劉師傅一發話,工人們的風向立馬變了。大家看向壯漢的眼神,從同仇敵愾變成了懷疑和憤怒。
“抓起來!”
幾個脾氣火爆的年輕工人衝上來,把那個壯漢按在了地上。從他兜裡,掉出來兩包還沒拆封的中華煙,還有一疊嶄新的百元大鈔。
“好啊!拿錢來搗亂!”
“打死這個狗日的!”
場麵差點失控。
“住手!”林遠大喊一聲,攔住了憤怒的工人。
“彆打人!打了人,我們就沒理了!”
“把他交給警察!”
揪出了幾個“鬼”,場麵終於稍微冷靜了一點。
但問題並沒有解決。
工人們的憤怒不是裝的,他們的恐懼是真實的。
劉師傅看著林遠,眼神複雜。
“林董,那幾個壞種我們可以抓。

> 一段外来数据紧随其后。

# sourmash-bio/sourmash

Measured on AMD Instinct MI355X. Metric: Gbase/s sketched (k=31, scaled=1000), higher is better.
Workload: dtype u64; 1 GPU; C2: sketch synthetic random DNA resident in HBM as ASCII, per GPU 1000 records of 10000000 bases (10000000000 bases, 10000001000 bytes with their separators), k=31 scaled=1000 seed=42; one step = k-mer kernel + radix sort + unique; records_per_gpu=1000, record_len=10000000, bases_per_gpu=10000000000, bytes_per_gpu=10000001000, ksize=31, scaled=1000, unique_hashes_rank0=9998668, unique_hashes_job=9998668, collectives=none (the exchange runs with --full)

## Files before the change

sourmash_amd/csrc/sketch.hip:

```cpp
#include <hip/hip_runtime.h>
#include <stdint.h>
#include <stdlib.h>
#include <utility>
#include "kmer_core.hpp"
#include "sketch_kernel.hpp"
#include "device_api.hpp"

namespace smg {

constexpr int GENERIC_MAX_K = 256;
constexpr int GENERIC_TILE = 4096;

__global__ __launch_bounds__(SK_BLOCK) void sketch_dna_generic_kernel(
    const uint8_t* __restrict__ seq, uint64_t len, uint32_t k, uint64_t seed, uint64_t thr,
    uint64_t* __restrict__ out, unsigned long long* __restrict__ out_count, uint64_t out_cap, uint64_t n_tiles,
    int dense) {
    __shared__ uint8_t s_in[GENERIC_TILE + GENERIC_MAX_K];
    for (uint64_t tile = blockIdx.x; tile < n_tiles; tile += gridDim.x) {
        const uint64_t base = tile * (uint64_t)GENERIC_TILE;
        __syncthreads();
        for (uint32_t i = threadIdx.x; i < GENERIC_TILE + k - 1; i += SK_BLOCK)
            s_in[i] = (base + i < len) ? seq[base + i] : 0;
        __syncthreads();
        for (uint32_t p = threadIdx.x; p < GENERIC_TILE; p += SK_BLOCK) {
            uint8_t fwd[GENERIC_MAX_K], rev[GENERIC_MAX_K];
            bool ok = true;
            for (uint32_t j = 0; j < k; ++j) {
                const uint8_t u = s_in[p + j] & 0xdf;
                uint8_t c;
                switch (u) {
                case 'A': c = 'T'; break;
                case 'C': c = 'G'; break;
                case 'G': c = 'C'; break;
                case 'T': c = 'A'; break;
                default: c = 0; ok = false;
                }
                fwd[j] = u;
                rev[k - 1 - j] = c;
            }
            if (!ok) continue;
            bool use_rev = false;
            for (uint32_t j = 0; j < k; ++j) {
                if (fwd[j] != rev[j]) { use_rev = rev[j] < fwd[j]; break; }
            }
            const uint64_t h = mmh3_h1_bytes(use_rev ? rev : fwd, k, seed);
            if ((h - 1) < thr) {
                if (dense) {
                    if (base + p < out_cap) out[base + p] = h;
                } else {
                    const unsigned long long g = atomicAdd(out_count, 1ull);
                    if (g < out_cap) out[g] = h;
                }
            }
        }
    }
}

__global__ __launch_bounds__(SK_BLOCK) void first_invalid_kernel(const uint8_t* __restrict__ seq, uint64_t len,
                                                                unsigned long long* __restrict__ first) {
    unsigned long long best = ~0ull;
    for (uint64_t i = (uint64_t)blockIdx.x * SK_BLOCK + threadIdx.x; i < len; i += (uint64_t)gridDim.x * SK_BLOCK) {
        const uint8_t u = seq[i] & 0xdf;
        if (!(u == 'A' || u == 'C' || u == 'G' || u == 'T')) { best = i; break; }
    }
    if (best != ~0ull) atomicMin(first, best);
}

constexpr int FAST_MAX_K = SK_FAST_MAX_K;
constexpr int FAST_HERE_K = 64;

static hipError_t sketch_any(const uint8_t* d_seq, uint64_t len, uint32_t k, uint64_t seed, uint64_t thr,
                             uint64_t* d_out, unsigned long long* d_count, uint64_t cap, bool dense,
                             hipStream_t stream) {
    if (len < k || k == 0) return hipSuccess;
    static const bool generic_only = [] { const char* e = getenv("SMG_SKETCH_GENERIC"); return e && *e == '1'; }();
    constexpr uint32_t words_from = (uint32_t)FAST_MAX_K + 1u;
    if (k >= words_from && !generic_only) return sketch_dna_words_launch(d_seq, len, k, seed, thr, d_out, d_count, cap, dense, stream);
    if (!dense && k <= (uint32_t)FAST_MAX_K && !generic_only) {
        const sketch_launch_fn f = k <= (uint32_t)FAST_HERE_K ? sparse_launcher_from<0>(k, std::make_integer_sequence<int, FAST_HERE_K>())
                                                             : sparse_launcher_long(k);
        return f(d_seq, len, seed, thr, d_out, d_count, cap, false, stream);
    }
    if (dense && k <= (uint32_t)FAST_MAX_K && !generic_only)
        return dense_launcher(k)(d_seq, len, seed, thr, d_out, d_count, cap, true, stream);
    if (!generic_only || k > (uint32_t)GENERIC_MAX_K) return sketch_dna_words_launch(d_seq, len, k, seed, thr, d_out, d_count, cap, dense, stream);
    const uint64_t n_tiles = (len + GENERIC_TILE - 1) / GENERIC_TILE;
    const uint64_t max_blocks = 256ull * 8;
    const unsigned grid = (unsigned)(n_tiles < max_blocks ? n_tiles : max_blocks);
    hipLaunchKernelGGL(sketch_dna_generic_kernel, dim3(grid), dim3(SK_BLOCK), 0, stream, d_seq, len, k, seed, thr,
                       d_out, d_count, cap, n_tiles, dense ? 1 : 0);
    return hipGetLastError();
}

hipError_t sketch_dna_launch(const uint8_t* d_seq, uint64_t len, uint32_t k, uint64_t seed, uint64_t thr,
                             uint64_t* d_out, unsigned long long* d_count, uint64_t cap, hipStream_t stream) {
    return sketch_any(d_seq, len, k, seed, thr, d_out, d_count, cap, false, stream);
}

hipError_t kmer_hashes_launch(const uint8_t* d_seq, uint64_t len, uint32_t k, uint64_t seed, uint64_t* d_out,
                              uint64_t n_kmers, hipStream_t stream) {
    return sketch_any(d_seq, len, k, seed, ~0ull, d_out, nullptr, n_kmers, true, stream);
}
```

但是,大家夥心裡的坎兒,過不去啊。”
“廠裡都在傳,說你要搞什麼黑燈工廠,以後全都用機器人乾活,要把我們這些乾了幾十年的老家夥全開了。”
“我們這把年紀了,除了煉鋼啥也不會。你讓我們下崗,那就是讓我們去死啊。”
說著,劉師傅的眼圈紅了。
周圍一片歎息聲。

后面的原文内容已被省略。